Kudos to President Obama for releasing the Bush administrations torture memos despite strong opposition from US intelligence officials. However, the president also signaled that CIA interrogators would not be prosecuted for war crimes since they were following legal guidelines issued by the US Justice Department. Certainly, in the scale of culpability, the attorneys at the Justice Department committed the worst crime in crafting these monstrous memos. But, under the Nuremberg Principles, the memos do not absolve the the interrogators from committing war crimes.
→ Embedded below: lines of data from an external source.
__device__ __forceinline__ void jacobi5(double a[NPK], double V[NX * NX]) {
#pragma unroll
  for (int i = 0; i < NX * NX; ++i) V[i] = (i % (NX + 1)) == 0 ? 1.0 : 0.0;
  for (int sweep = 0; sweep < 50; ++sweep) {
    double off = 0.0, dg = 0.0;
#pragma unroll
    for (int p = 0; p < NX; ++p) {
      dg = dg + a[pk(p, p)] * a[pk(p, p)];
#pragma unroll
      for (int q = p + 1; q < NX; ++q) off = off + a[pk(p, q)] * a[pk(p, q)];
    }
    if (!(off > 1e-36 * dg)) break;
#pragma unroll
    for (int p = 0; p < NX - 1; ++p) {
#pragma unroll
      for (int q = p + 1; q < NX; ++q) {
        double apq = a[pk(p, q)];
        if (apq != 0.0) {
          double theta = (a[pk(q, q)] - a[pk(p, p)]) / (2.0 * apq);
          double t;
          if (fabs(theta) > 1e150) {
// ... 994 lines not shown
  const int lo = __builtin_amdgcn_readlane((int)b, l), hi = __builtin_amdgcn_readlane((int)(b >> 32), l);
  return __longlong_as_double(((long long)hi << 32) | (long long)(unsigned)lo);
}
__global__ void __launch_bounds__(256) k_flush(const KRom r, const KCfg cf, const KState s, const int t,
                                               const int new_ts, const int64_t c_lo, const int64_t c_hi) {
  const int NM = r.NM;
  const int lane = threadIdx.x & 63;
  const int64_t nw = (int64_t)gridDim.x * (blockDim.x >> 6);
  const int64_t w0 = ((int64_t)blockIdx.x * blockDim.x + threadIdx.x) >> 6;
  const double W = cf.SigmaW;
  const double *cC = r.bulk_tab, *cP = r.bulk_tab + (size_t)NM * REC;
  for (int m0 = 0; m0 < NM; m0 += 64) {
    const int m = m0 + lane;
    const bool act = m < NM;
    const int mm = act ? m : NM - 1;
    double ce[REC], cp[6];
#pragma unroll
    for (int e = 0; e < REC; ++e) ce[e] = cC[(size_t)mm * REC + e];
#pragma unroll
    for (int e = 0; e < 6; ++e) cp[e] = cP[(size_t)mm * 6 + e];
    struct FCell {
      double hpl, hul, xe[REC], xp[6];
      int tse, tsp;
    };
    auto fload = [&](int64_t c, FCell &F) {
      F.hpl = s.hist_p[(size_t)(lane & (LAZY_H - 1)) * s.n + c];
      F.hul = s.hist_u[(size_t)(lane & (LAZY_H - 1)) * s.n + c];
      F.tse = (act && !(cf.flags & KF_MB)) ? s.ts_ekf[c * NM + m] : t;
      F.tsp = act ? s.ts_plant[c * NM + m] : t;
      const double2 *re = reinterpret_cast<const double2 *>(s.ekf + ((size_t)c * NM + mm) * REC);
      const double2 *rp = reinterpret_cast<const double2 *>(s.bigx + ((size_t)c * NM + mm) * 6);
#pragma unroll
      for (int e = 0; e < REC / 2; ++e) {
        const double2 v = re[e];
        F.xe[2 * e] = v.x;
        F.xe[2 * e + 1] = v.y;
      }
#pragma unroll
      for (int e = 0; e < 3; ++e) {
        const double2 v = rp[e];
        F.xp[2 * e] = v.x;
        F.xp[2 * e + 1] = v.y;
      }
    };
    FCell cur;
    if (c_lo + w0 < c_hi) fload(c_lo + w0, cur);
    for (int64_t c = c_lo + w0; c < c_hi; c += nw) {
      FCell nx;
      if (c + nw < c_hi) fload(c + nw, nx);
      const double hpl = cur.hpl, hul = cur.hul;
      const int tse = cur.tse, tsp = cur.tsp;
      double2 *re = reinterpret_cast<double2 *>(s.ekf + ((size_t)c * NM + mm) * REC);
      double2 *rp = reinterpret_cast<double2 *>(s.bigx + ((size_t)c * NM + mm) * 6);
      double *xe = cur.xe, *xp = cur.xp;
      int kmin = min(tse, tsp);
#pragma unroll
      for (int o = 1; o < 64; o <<= 1) kmin = min(kmin, __shfl_xor(kmin, o));
      for (int k = kmin + 1; k <= t; ++k) {
        const int sl = k & (LAZY_H - 1);
        const double p = rl64(hpl, sl), u = rl64(hul, sl);
        if (k > tse) {
#pragma unroll
          for (int e = 0; e < NX; ++e) xe[e] = __builtin_fma(ce[e], xe[e], p);
#pragma unroll
          for (int e = NX; e < REC; ++e) xe[e] = __builtin_fma(ce[e], xe[e], W);
        }
        if (k > tsp) {
#pragma unroll
          for (int e = 0; e < 6; ++e) xp[e] = __builtin_fma(cp[e], xp[e], u);
        }
      }
      if (tse < t) {
#pragma unroll
        for (int e = 0; e < REC / 2; ++e) re[e] = make_double2(xe[2 * e], xe[2 * e + 1]);
      }
      if (tsp < t) {
#pragma unroll
        for (int e = 0; e < 3; ++e) rp[e] = make_double2(xp[2 * e], xp[2 * e + 1]);
      }
      if (act) {
        s.ts_ekf[c * NM + m] = new_ts;
        s.ts_plant[c * NM + m] = new_ts;
      }
      cur = nx;
    }
  }
}

__device__ __forceinline__ void replay_x(double x[NX], const double *a, int ts, int t, double pt, const KState &s,
                                        int64_t c) {
  if (ts + 1 < t) {
    for (int k0 = ts + 1; k0 < t; k0 += RCH) {
      double p[RCH];
      ring_chunk(s.hist_p, s, c, k0, t - 1, p);
#pragma unroll
      for (int i = 0; i < RCH; ++i)
        if (k0 + i < t)
#pragma unroll
          for (int e = 0; e < NX; ++e) x[e] = __builtin_fma(a[e], x[e], p[i]);
    }
  }
  if (ts < t)
#pragma unroll
    for (int e = 0; e < NX; ++e) x[e] = __builtin_fma(a[e], x[e], pt);
}
__device__ __forceinline__ void replay_S(double S[NPK], const double *a, int ts, int t, double W) {
  for (int k = ts + 1; k <= t; ++k) {
#pragma unroll
    for (int i = 0, pp = 0; pp < NX; ++pp)
#pragma unroll
      for (int q = pp; q < NX; ++q, ++i) S[i] = __builtin_fma(a[NX + i], S[i], W);
  }
}

template <int NZ>
__device__ __forceinline__ void ekf_catch_up4(const KState &s, const CellCtx &cc, int NM, const int m[4], int64_t c,
                                              int t, double W, double pt) {
  int ts[4];
#pragma unroll
  for (int j = 0; j < 4; ++j) ts[j] = s.ts_ekf[c * NM + m[j]];
  bool need[4];
#pragma unroll
  for (int j = 0; j < 4; ++j) {
    need[j] = ts[j] < t;
#pragma unroll
    for (int i = 0; i < j; ++i) need[j] = need[j] && m[i] != m[j];
  }
  if (!(need[0] || need[1] || need[2] || need[3])) return;
  double x[4][NX], S[4][NPK];
#pragma unroll
  for (int j = 0; j < 4; ++j)
    if (need[j]) load_rec(cc.erec + (size_t)m[j] * REC, x[j], S[j]);
#pragma unroll
  for (int j = 0; j < 4; ++j) {
    if (!need[j]) continue;
    const double *a = cc.L + m[j] * cc.stride + NZ * NX + NZ;
    for (int k0 = ts[j] + 1; k0 <= t; k0 += RCH) {
      double p[RCH];
      if (k0 < t) ring_chunk(s.hist_p, s, c, k0, t - 1, p);
#pragma unroll
      for (int i = 0; i < RCH; ++i) {
        const int k = k0 + i;
        if (k > t) break;
// ... 471 lines not shown
    }
    if (io.bnd) io.bnd[BD_M * s.n + c] = -1.0;
    if (io.xm_out) {
#pragma unroll
      for (int j = 0; j < 4; ++j) { io.xm_out[c * 4 + j] = xi.m[j]; io.xg_out[c * 4 + j] = xi.g[j]; }
    }
    } else {
    double x0 = s.x0[c] + s.priorI[c];
    double S0 = s.S0[c] + cf.SigmaW;
    const double SOC0 = s.SOC0[c];
    double SOC = SOC0 - x0 * (r.Ts / (3600 * r.Q));
    STAMP(1);
    get_xind(r.nT, r.nZ, Tp, Zp, cc.T, SOC, xi);
    STAMP(2);
    const int t = io.lazy_t;
    bool dup[4];
    int tsj[4];
    double xr[4][NX], Sr[4][NPK];
#pragma unroll
    for (int j = 0; j < 4; ++j) {
      dup[j] = false;
#pragma unroll
      for (int i = 0; i < j; ++i) dup[j] = dup[j] || xi.m[i] == xi.m[j];
      if (j == 0) load_rec(cc.erec + (size_t)xi.m[j] * REC, xr[j], Sr[j]);
      else load_x(cc.erec + (size_t)xi.m[j] * REC, xr[j]);
      tsj[j] = t ? s.ts_ekf[c * r.NM + xi.m[j]] : 0;
    }
    const double pt = t ? (fplant ? s.priorI[c] : s.hist_p[(size_t)(t % LAZY_H) * s.n + c]) : 0.0;
    run_plant();
    if (planted) vk = vplant;
    if (t) {
#pragma unroll
      for (int j = 0; j < 4; ++j)
        if (!dup[j]) replay_x(xr[j], cc.L + xi.m[j] * cc.stride + NZ * NX + NZ, tsj[j], t, pt, s, c);
#pragma unroll
      for (int j = 1; j < 4; ++j)
#pragma unroll
        for (int i = j - 1; i >= 0; --i)
          if (xi.m[i] == xi.m[j])
#pragma unroll
            for (int k = 0; k < NX; ++k) xr[j][k] = xr[i][k];
    }
    STAMP(3);
    KR kr1;
    vhat = get_vars<NZ>(r, cc, xi, ik, x0, SOC0, warn, st, Z, Zsoc, xr, 0, &kr1);
    STAMP(4);
    if (st & ST_ERROR) {
      s.status[c] = st;
      s.warn[c] = warn;
// ... 18 lines not shown
        row[cI] = acc;
      }
      double acc = 0.0;
#pragma unroll
      for (int cI = 0; cI < NX; ++cI) acc = __builtin_fma(row[cI], ChatV[j][cI], acc);
      St[j] = acc + cf.SigmaV;
#pragma unroll
      for (int k = 0; k < NX; ++k) Lg[j][k] = row[k] / St[j];
    }
    double St0 = C0 * S0 * C0 + cf.SigmaV;
    double L0 = S0 * C0 / St0;
    double res = vk - vhat;
#pragma unroll
    for (int j = 0; j < 4; ++j) {
      launder(St[j]);
#pragma unroll
      for (int k = 0; k < NX; ++k) launder(Lg[j][k]);
    }
    __builtin_amdgcn_sched_barrier(0);
    STAMP(5);
    double xu[4][NX];
    double Sn[NPK];
    auto s_ahead = [&](int j) { return j >= 1 && j < 4 && !dup[j]; };
    if (s_ahead(1)) load_S(cc.erec + (size_t)xi.m[1] * REC, Sn);
#pragma unroll
    for (int j = 0; j < 4; ++j) {
      double *rec = cc.erec + (size_t)xi.m[j] * REC;
      double xj[NX], Sj[NPK];
      if (dup[j]) {
        load_rec(rec, xj, Sj);
      } else {
#pragma unroll
        for (int k = 0; k < NX; ++k) xj[k] = xr[j][k];
        if (j == 0) {
#pragma unroll
          for (int k = 0; k < NPK; ++k) Sj[k] = Sr[j][k];
        } else {
#pragma unroll
          for (int k = 0; k < NPK; ++k) Sj[k] = Sn[k];
        }
        if (t && j > 0) replay_S(Sj, cc.L + xi.m[j] * cc.stride + NZ * NX + NZ, tsj[j], t, cf.SigmaW);
      }
      meas_update_regs<false>(xj, Sj, Lg[j], St[j], res);
      if (j + 1 < 4 && s_ahead(j + 1)) load_S(cc.erec + (size_t)xi.m[j + 1] * REC, Sn);
      store_rec(rec, xj, Sj);
      if (t) s.ts_ekf[c * r.NM + xi.m[j]] = t;
#pragma unroll
      for (int k = 0; k < NX; ++k) xu[j][k] = xj[k];
      __builtin_amdgcn_sched_barrier(0);
    }
    STAMP(6);
    x0 = __builtin_fma(L0, res, x0);
    S0 = S0 - L0 * St0 * L0;
    SOC = SOC0 - x0 * (r.Ts / (3600 * r.Q));
    int m1[4];
#pragma unroll
    for (int j = 0; j < 4; ++j) m1[j] = xi.m[j];
    get_xind(r.nT, r.nZ, Tp, Zp, cc.T, SOC, xi);
    const bool same = m1[0] == xi.m[0] && m1[1] == xi.m[1] && m1[2] == xi.m[2] && m1[3] == xi.m[3] &&
                      !(dup[1] || dup[2] || dup[3]);
    if (!same) {
      if (io.lazy_t) ekf_catch_up4<NZ>(s, cc, r.NM, xi.m, c, io.lazy_t, cf.SigmaW, pt);
#pragma unroll
      for (int j = 0; j < 4; ++j) load_x(cc.erec + (size_t)xi.m[j] * REC, xu[j]);
    }
    STAMP(7);
    vhat = get_vars<NZ>(r, cc, xi, ik, x0, SOC0, warn, st, Z, Zsoc, xu, 0, &kr2);
    have_kr2 = true;
    const int jm = corner_max(xi);
#pragma unroll
    for (int k = 0; k < NX; ++k) xmax[k] = jm == 0 ? xu[0][k] : jm == 1 ? xu[1][k] : jm == 2 ? xu[2][k] : xu[3][k];
    have_xmax = true;
    __builtin_amdgcn_sched_barrier(0);
    STAMP(8);
    s.warn[c] = warn;
    if (st & ST_ERROR) {
      s.status[c] = st;
      s.x0[c] = x0;
      s.S0[c] = S0;
      if (fused) s.uk[c] = NaN;
      fail_outputs();
      return;
    }
    if (io.bnd) {
      double *bd = io.bnd;
      const int64_t n = s.n;
#pragma unroll
// ... 24 lines not shown
    }
    }
  }
  if (!(PARTS & (P_MPC | P_LIN))) return;
  if (!(PARTS & P_EKF) && fused) {
    if (st & ST_ERROR) return;
    vk = s.vk[c];
  }

  Lin L;
  if (io.mode & (MODE_LIN | MODE_FUSED)) {
    double zr[NROLE];
    if (fused && (PARTS & P_EKF)) {
#pragma unroll
      for (int q = 0; q < NROLE; ++q) zr[q] = Z[q];
    } else {
      if (!fused && (st & ST_ERROR)) { fail_outputs(); return; }
#pragma unroll
      for (int q = 0; q < NROLE; ++q) zr[q] = io.zk_in[c * (nz + 2) + r.perm[q]];
      Zsoc = io.zk_in[c * (nz + 2) + nz + 1];
#pragma unroll
      for (int j = 0; j < 4; ++j) { xi.m[j] = io.xm_in[c * 4 + j]; xi.g[j] = io.xg_in[c * 4 + j]; }
    }
    mats_handler<NZ>(r, cc, xi, zr, Zsoc, Tc + 273.15, L, MB ? s.x0[c] : 0.0, xmax, fused && (PARTS & P_EKF) && have_xmax,
                     fused && (PARTS & P_EKF) && have_kr2 ? &kr2 : nullptr);
    if (io.lin_out) lin_store(io.lin_out + c * 35, L);
    if (io.x_out)
#pragma unroll
      for (int q = 0; q < 6; ++q) io.x_out[c * 6 + q] = L.xhat[q];
  }
  STAMP(10);
  if (PARTS & P_LIN) {
    if (fused) {
      double acc = 0.0;
#pragma unroll
      for (int k = 0; k < 6; ++k) acc = acc + L.Cphi[k] * L.xhat[k];
      if (io.phise) io.phise[c] = acc + s.uk[c] * L.Dphi + L.bphi;
      if (io.v) io.v[c] = vk;
      if (io.soc) io.soc[c] = Zsoc;
      if (io.zsoc_out) io.zsoc_out[c] = Zsoc;
    }
    return;
  }

  if (io.mode & (MODE_MPC | MODE_FUSED)) {
    if (!fused) {
      if (st & ST_ERROR) { fail_outputs(); return; }
// ... 309 lines not shown
  return (((0.0 + qbc<0>(v)) + qbc<1>(v)) + qbc<2>(v)) + qbc<3>(v);
}
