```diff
-    def gemm_ln_act(self, A, W, gamma, beta, eps: float, act: int, out, pre=None):
+    def _gemm_ln(self, A, W, planes, *args):
+        M, K = A.shape
+        N = W.shape[0]
+        if planes is None:
+            self._ck(self.lib.b200rl_gemm_ln(_p(A), _p(W), M, N, K, _ld(A), _ld(W), *args, self._st()), 2)
+            return
+        assert planes[0].shape == W.shape and planes[0].stride() == W.stride()
+        self._ck(self.lib.b200rl_gemm_ln_presplit(_p(A), _p(planes[0]), _p(planes[1]), M, N, K, _ld(A), _ld(W), *args,
+                                                  self._st()), 2)
+
+    def gemm_ln_act(self, A, W, gamma, beta, eps: float, act: int, out, pre=None, planes=None):
         _f32(A, W, gamma, beta, out, pre)
         M, K = A.shape
         N = W.shape[0]
         assert W.shape[1] == K and out.shape == (M, N)
-        self._ck(self.lib.b200rl_gemm_ln(_p(A), _p(W), M, N, K, _ld(A), _ld(W), _p(gamma), _p(beta), eps, act, _p(pre),
-                                         _ld(pre), _p(out), _ld(out), 0, None, 0, None, 0, None, 0, self._st()), 2)
-
-    def gemm_ln_gru(self, A, W, gamma, beta, eps: float, h_prev, h_out, h_out2=None, g_pre=None, g_ln=None):
+        self._gemm_ln(A, W, planes, _p(gamma), _p(beta), eps, act, _p(pre), _ld(pre), _p(out), _ld(out), 0, None, 0, None,
+                      0, None, 0)
+
+    def gemm_ln_gru(self, A, W, gamma, beta, eps: float, h_prev, h_out, h_out2=None, g_pre=None, g_ln=None, planes=None):
         _f32(A, W, gamma, beta, h_prev, h_out, h_out2, g_pre, g_ln)
         M, K = A.shape
         N = W.shape[0]
         assert W.shape[1] == K and h_prev.shape == (M, N // 3) and h_out.shape == (M, N // 3)
-        self._ck(self.lib.b200rl_gemm_ln(_p(A), _p(W), M, N, K, _ld(A), _ld(W), _p(gamma), _p(beta), eps, 0, _p(g_pre),
-                                         _ld(g_pre), _p(g_ln), _ld(g_ln), 1, _p(h_prev), _ld(h_prev), _p(h_out),
-                                         _ld(h_out), _p(h_out2), _ld(h_out2), self._st()), 2)
+        self._gemm_ln(A, W, planes, _p(gamma), _p(beta), eps, 0, _p(g_pre), _ld(g_pre), _p(g_ln), _ld(g_ln), 1,
+                      _p(h_prev), _ld(h_prev), _p(h_out), _ld(h_out), _p(h_out2), _ld(h_out2))
+
+    def tf32_split(self, X, hi, lo):
+        _f32(X, hi, lo)
+        assert X.is_contiguous() and hi.is_contiguous() and lo.is_contiguous() and hi.shape == X.shape == lo.shape
+        self._ck(self.lib.b200rl_tf32_split(_p(X), _p(hi), _p(lo), X.numel(), self._st()))
+
+    def gemm_sample_supported(self, A, W, classes: int) -> bool:
+        M, K = A.shape
+        return self.use_tc and bool(self.lib.b200rl_gemm_sample_supported(_p(A), _p(W), M, W.shape[0], K, _ld(A), _ld(W),
+                                                                         classes))
+
+    def gemm_sample(self, A, W, bias, noise, unimix: float, classes: int, onehot, raw=None, planes=None):
+        _f32(A, W, bias, noise, onehot, raw)
+        M, K = A.shape
+        N = W.shape[0]
+        assert W.shape[1] == K and onehot.shape == (M, N) and (raw is None or raw.shape == (M, N))
+        if noise is not None and noise.dim() != 2:
+            noise = noise.reshape(M, -1)
+        hi, lo = (W, None) if planes is None else planes
+        if planes is not None:
+            assert hi.shape == W.shape and hi.stride() == W.stride()
+        self._ck(self.lib.b200rl_gemm_sample(_p(A), _p(hi), _p(lo), _p(bias), _p(noise), _p(raw), _p(onehot), M, N, K,
+                                             _ld(A), _ld(W), _ld(noise), _ld(raw), _ld(onehot), classes, unimix,
+                                             self._st()), 2)
 
     def _scratch(self, slot: str, numel: int) -> torch.Tensor:
         buf = self._scratch_bufs.get(slot)
diff --git a/sheeprl_b200/params.py b/sheeprl_b200/params.py
--- a/sheeprl_b200/params.py
+++ b/sheeprl_b200/params.py
@@ -29,6 +29,7 @@
             self.exp_avg_sq = torch.zeros_like(self.flat)
             self.gviews = self._views(self.grad)
         self.grad_avg = None
+        self.hi = self.lo = None
         self.step = 0
         self.step_t = torch.zeros(1, dtype=torch.int32, device=device)
 
@@ -63,6 +64,26 @@
             self.grad_avg = torch.zeros_like(self.flat)
         return self.grad_avg
 
+    def split_planes(self, ops, names=None) -> None:
+        if self.hi is None:
+            self.hi, self.lo = torch.zeros_like(self.flat), torch.zeros_like(self.flat)
+            self.hviews, self.lviews = self._views(self.hi), self._views(self.lo)
+        wanted = set(self.shapes if names is None else names)
+        runs, keys = [], list(self.shapes)
+        for i, k in enumerate(keys):
+            if k not in wanted:
+                continue
+            end = self.offsets[keys[i + 1]] if i + 1 < len(keys) else self.numel
+            if runs and runs[-1][1] == self.offsets[k]:
+                runs[-1][1] = end
+            else:
+                runs.append([self.offsets[k], end])
+        for a, b in runs:
+            ops.tf32_split(self.flat[a:b], self.hi[a:b], self.lo[a:b])
+
+    def planes(self, name: str):
+        return self.hviews[name], self.lviews[name]
+
     def adam_kwargs(self, weight_decay: float = 0.0) -> dict:
         opt = getattr(self, "optimizer", None)
         wd = float((opt.param_groups[0].get("weight_decay") if opt is not None else weight_decay) or 0.0)
```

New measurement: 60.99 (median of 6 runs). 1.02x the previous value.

Specifically, the Fourth Nuremberg Prinicple nullifies the so-called Nuremberg Defense that a defendent was merely following orders (Befehl ist Befehl):
The fact that a person acted pursuant to order of his Government or of
a superior does not relieve him from responsibility under international
law, provided a moral choice was in fact possible to him.
Wolfgang Heinz of the German Institute for Human Rights and a member of the Anti-Torture commission of the European Council was interviewed about this in the Frankfurter Rundschau:
Folter ist absolut verboten und nach dem Völkergewohnheitsrecht in
jedem Fall eine Straftat. Die USA haben außerdem die
Antifolterkonvention der UN unterzeichnet, und es gibt ein US-Gesetz,
das Folter verbietet. Auch ein Regierungsmemorandum wie das des
Justizministeriums kann das Völkerrecht nicht aushebeln. Und aus den
jetzt veröffentlichten Dokumenten geht klar hervor: Die Verhörmethoden
waren Folter, und sie wurde systematisch organisiert von ganz oben. (Torture is absolutely forbidden and under International Customary Law is in every case a punishable crime. Furthermore, the US is a signatory of the anti-torture provisions of the United Nations, and there are US laws outlawing torture. A government memorandum, such as those produced by the Justice Department, cannot circument human rights. And it is clear from the documents that the interrogation techniques constituted torture and that it was systematically organized from the top.)
ANZEIGE
The fact that the CIA interrogators were acting in accordance with the memoranda does not absolve them of a criminal offense:
Auch sie müssten vor Gericht gestellt werden. In der
UN-Antifolterkonvention heißt es: "Eine von einem Vorgesetzten oder
einem Träger öffentlicher Gewalt erteilte Weisung darf nicht als
Rechtfertigung für Folter geltend gemacht werden." Auf einen
Befehlsnotstand können sie sich nicht berufen, das wurde schon in den
Nürnberger Prozessen festgestellt. (They, too, must be brought to justice. The anti-torture provision of the UN reads: "A command issued by a superior or a representative of a governing body may not serve as a justification for torture." They cannot use a defense of superior orders as justification as this was alredy nullified in the Nuremberg trials.)
Heinz believes it would be catastrophic for the US if those who committed torture are not punished:
Der Schaden wäre immens. Die Verfehlungen der Ära Bush würden nicht
aufgeklärt und das Argument der Cheneys und Rumsfelds, die Verhöre
seien für den Schutz der USA notwendig gewesen, nicht abschließend
entkräftet. Repressive Regimes, denen der Westen
Menschenrechte predigt, könnten sich in ihrer Praxis durch die
"doppelten Standards" des Westens bestätigt fühlen. (The damage would be enormous. The improprieties of the Bush era would not be cleared up, and the arguments of the Cheneys and Rumsfeld - that the interrogations were necessary for the protection of the US - would not be refuted. ... Repressive regimes that are routinely criticized by the west for human rights abuses, could point to the double standard of western nations to justify their practices.)